Let us accept the von Neumann cardinal assignment for this question. Furthermore, given a cardinal number $\kappa$, let us write $2^\kappa$ for the unique cardinal number isomorphic to the powerset of $\kappa$ (so in particular, we're doing cardinal exponentiation, not ordinal).
Also, write $C$ for the subclass of the ordinals consisting of all cardinal numbers. Then we have the following observation. $$\forall \kappa \in C :\mathrm{ord}(\kappa \cap C) \leq \kappa.$$
Question. Does ZFC prove the following? For all $\kappa \in C$, the following are equivalent.
- $\mathrm{ord}(\kappa \cap C) = \kappa$
- $\kappa$ is weakly inaccessible
I think I have the backward direction. (Is it correct?)

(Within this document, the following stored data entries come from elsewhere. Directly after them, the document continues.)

# IONIQ6000/av1-go

Hardware: AMD Instinct MI355X
Metric: encoded 4K30 frames/sec (whole node) at fixed QP; PSNR-Y delta vs libaom (higher is better)
Workload: dtype u16

## Files before the change

### av1-go_amd/csrc/av1_entropy_kernels.hip

```cpp
#include <string.h>
#include <vector>
#include "av1_ops_cdfs.hpp"
#include "av1_ops8.hpp"
#include "av1mi_internal.hpp"

namespace av1mi {
using namespace av1ops;

struct Av1EntLaunch {
  FrameView fv;
  int nframes, sbr_n, sbc_n;
  BlockInfo *info;
  op_t *ops; uint32_t ops_cap;
  uint32_t *grouped; uint32_t grouped_cap;
  uint16_t *slot_total, *slot_base;
  uint16_t *rec;
  uint32_t *nops;
  uint8_t *slots; uint32_t slot_cap;
  uint32_t *tile_size;
  uint64_t *tile_off;
  uint32_t *status;
  uint8_t *out; uint64_t out_cap;
  const uint16_t *cdf_image; int cdf_words;
  SlotTable tab;
// ... 4 lines not shown

template <int kKey = -1> __device__ __forceinline__ FrameView frame_view(const Av1EntLaunch &L, int f) {
  FrameView v = L.fv;
  const long nb = (long)v.w8 * v.h8;
  if (kKey < 0 ? v.key != 0 : kKey != 0) { v.y_mode += nb * f; v.uv_mode += nb * f; }
  else { v.mv += nb * 2 * f; v.skip += nb * f; }
  v.lev_y += nb * 64 * f; v.lev_u += nb * 16 * f; v.lev_v += nb * 16 * f;
  v.info = L.info + nb * f;
  if (L.lr_on_frame) for (int p = 0; p < 3; p++) v.lr_on[p] = v.lr_on[p] && L.lr_on_frame[f * 3 + p];
  return v;
}

__global__ __launch_bounds__(256) void k_av1_info(Av1EntLaunch L) {
  const long nb = (long)L.fv.w8 * L.fv.h8, i = (long)blockIdx.x * 256 + threadIdx.x;
  if (i >= nb * L.nframes) return;
  const int f = (int)(i / nb), b = (int)(i - (long)f * nb);
  const FrameView v = frame_view<0>(L, f);
  BlockInfo o = {};
  inter_mode_decision(v, b / v.w8, b % v.w8, &o);
  L.info[nb * f + b] = o;
}

struct TileWave {
  template <class T> using Var = LaneVar<T, 1>;
  template <class F> __device__ __forceinline__ void each(F f) { f((int)threadIdx.x); __syncthreads(); }
  __device__ __forceinline__ int scan(Var<int> &v) {
    const int lane = (int)threadIdx.x, x = v.v[0];
    int inc = x;
#pragma unroll
    for (int d = 1; d < 64; d <<= 1) {
      const int y = __shfl_up(inc, d, 64);
      if (lane >= d) inc += y;
    }
    v.v[0] = inc - x;
    return __shfl(inc, 63, 64);
  }
  __device__ __forceinline__ int first(Var<int> &v) { return __shfl(v.v[0], 0, 64); }
};

__global__ __launch_bounds__(64) __attribute__((amdgpu_waves_per_eu(2, 8))) void k_av1_tokens(Av1EntLaunch L) {
  const int tiles = L.sbr_n * L.sbc_n, t = blockIdx.x, f = t / tiles, tt = t - f * tiles, sbr = tt / L.sbc_n, sbc = tt - sbr * L.sbc_n;
  if (sbr < L.sb_rows32) return;
  const FrameView v = frame_view(L, f);
  __shared__ Tile8Mem S;
  const int below = tiles - L.sb_rows32 * L.sbc_n;
  uint16_t *rec = L.rec + ((size_t)f * below + (tt - (tiles - below))) * kBlocksPerTile * kBlockRecords;
  TileWave w;
  const int n = tok_tile8(w, S, v, sbr, sbc, rec, L.ops + (size_t)t * L.ops_cap, L.ops_cap, L.grouped + (size_t)t * L.grouped_cap,
                          L.slot_total + (size_t)t * S_MAX, L.slot_base + (size_t)t * S_MAX);
  if (threadIdx.x == 0) {
    if (n < 0) atomicOr(L.status, 1u);
    L.nops[t] = n < 0 ? 0u : (uint32_t)n;
  }
}

__global__ __launch_bounds__(64) void k_av1_tokens32(Av1EntLaunch L) {
  __shared__ Tile32Mem S;
  const int tiles = L.sbr_n * L.sbc_n, band = L.sb_rows32 * L.sbc_n, f = blockIdx.x / band, tt = blockIdx.x - f * band, sbr = tt / L.sbc_n, sbc = tt - sbr * L.sbc_n;
  const size_t t = (size_t)f * tiles + tt;
  const FrameView v = frame_view<1>(L, f);
  TileWave w;
  const int n = tok_tile32(w, S, v, sbr, sbc, L.ops + t * L.ops_cap, L.ops_cap, L.grouped + t * L.grouped_cap, L.slot_total + t * S_MAX, L.slot_base + t * S_MAX);
  if (threadIdx.x == 0) {
    if (n < 0) atomicOr(L.status, 1u);
    L.nops[t] = n < 0 ? 0u : (uint32_t)n;
  }
}

__global__ __launch_bounds__(64) void k_av1_chains(Av1EntLaunch L, int ntiles_all, int ngroups) {
  const int xcd = blockIdx.x & 7, j = blockIdx.x >> 3, nslots = L.nslots;
  const int g = (j / nslots) * 8 + xcd, sl = j - (j / nslots) * nslots, lane = threadIdx.x, t = g * 64 + lane;
  if (g >= ngroups) return;
  __shared__ __attribute__((aligned(16))) uint16_t s_big[64 * 16];
  const int n = L.tab.nsym[sl], off = L.tab.off[sl];
  int cnt = 0, base = 0;
  bool mine = t < ntiles_all;
  if (mine && L.band) { const int tiles = L.sbr_n * L.sbc_n, sbr = (t % tiles) / L.sbc_n; mine = (sbr < L.sb_rows32) == (L.band == 1); }
  if (mine) { cnt = L.slot_total[(size_t)t * S_MAX + sl]; base = L.slot_base[(size_t)t * S_MAX + sl]; }
  if (!__any(cnt > 0)) return;
  const size_t tt = t < ntiles_all ? (size_t)t : 0;
  op_t *list = L.ops + tt * L.ops_cap;
  const uint32_t *grouped = L.grouped + tt * L.grouped_cap + base;
  if (n <= 4) {
    const uint32_t *iw = reinterpret_cast<const uint32_t *>(L.cdf_image) + (off >> 1);
    uint64_t cdf = (uint64_t)iw[0] | ((uint64_t)iw[1] << 32);
    const uint4 *g4 = reinterpret_cast<const uint4 *>(grouped);
    const uint4 z = make_uint4(0, 0, 0, 0);
    uint4 c0 = cnt > 0 ? g4[0] : z, c1 = cnt > 4 ? g4[1] : z, c2 = cnt > 8 ? g4[2] : z, c3 = cnt > 12 ? g4[3] : z;
    auto four = [&](const uint4 &v, int e) {
      if (e < cnt) list[v.x >> 4] = small_step(cdf, (int)(v.x & 15), n);
      if (e + 1 < cnt) list[v.y >> 4] = small_step(cdf, (int)(v.y & 15), n);
      if (e + 2 < cnt) list[v.z >> 4] = small_step(cdf, (int)(v.z & 15), n);
      if (e + 3 < cnt) list[v.w >> 4] = small_step(cdf, (int)(v.w & 15), n);
    };
#pragma unroll 1
    for (int e = 0; e < cnt; e += 16) {
      const uint4 *nx = g4 + (e >> 2) + 4;
      const uint4 n0 = e + 16 < cnt ? nx[0] : z, n1 = e + 20 < cnt ? nx[1] : z, n2 = e + 24 < cnt ? nx[2] : z, n3 = e + 28 < cnt ? nx[3] : z;
      four(c0, e); four(c1, e + 4); four(c2, e + 8); four(c3, e + 12);
      c0 = n0; c1 = n1; c2 = n2; c3 = n3;
    }
  } else {
    uint16_t *cdf = s_big + lane * 16;
    {
      const uint4 *iw = reinterpret_cast<const uint4 *>(L.cdf_image + off);
      uint4 *d = reinterpret_cast<uint4 *>(cdf);
      d[0] = iw[0];
      d[1] = n > 8 ? iw[1] : make_uint4(0, 0, 0, 0);
    }
#pragma unroll 1
    for (int e = 0; e < cnt; e++) {
      const uint32_t v = grouped[e];
      const int s = (int)(v & 15);
      list[v >> 4] = s >= kSplitHorz ? split_tuple(cdf, s) : big_step(cdf, s, n);
    }
  }
}

constexpr int kRingOps = 64, kLaneWords = kRingOps * 2 + Coder::kStage + 8;
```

$(\leftarrow)$ Proof. Suppose $\kappa$ is a weakly inaccessible cardinal number. Then since $\kappa$ is a limit cardinal, hence $\kappa \cap C$ is cofinal in $\kappa$. Hence $|\kappa \cap C| = \kappa,$ since $\kappa$ is regular. Therefore $\mathrm{ord}(\kappa \cap C) \geq \kappa.$ Hence by the observation preceding the question, it follows that $\mathrm{ord}(\kappa \cap C) = \kappa.$
No, there are singular cardinals $\kappa$ such that $\kappa\cap C$ has order-type $\kappa$. The first such $\kappa$ is the supremum of the sequence (of length just $\omega$) defined inductively by $\xi(0)=\aleph_0$ and $\xi(n+1)=\aleph_{\xi(n)}$.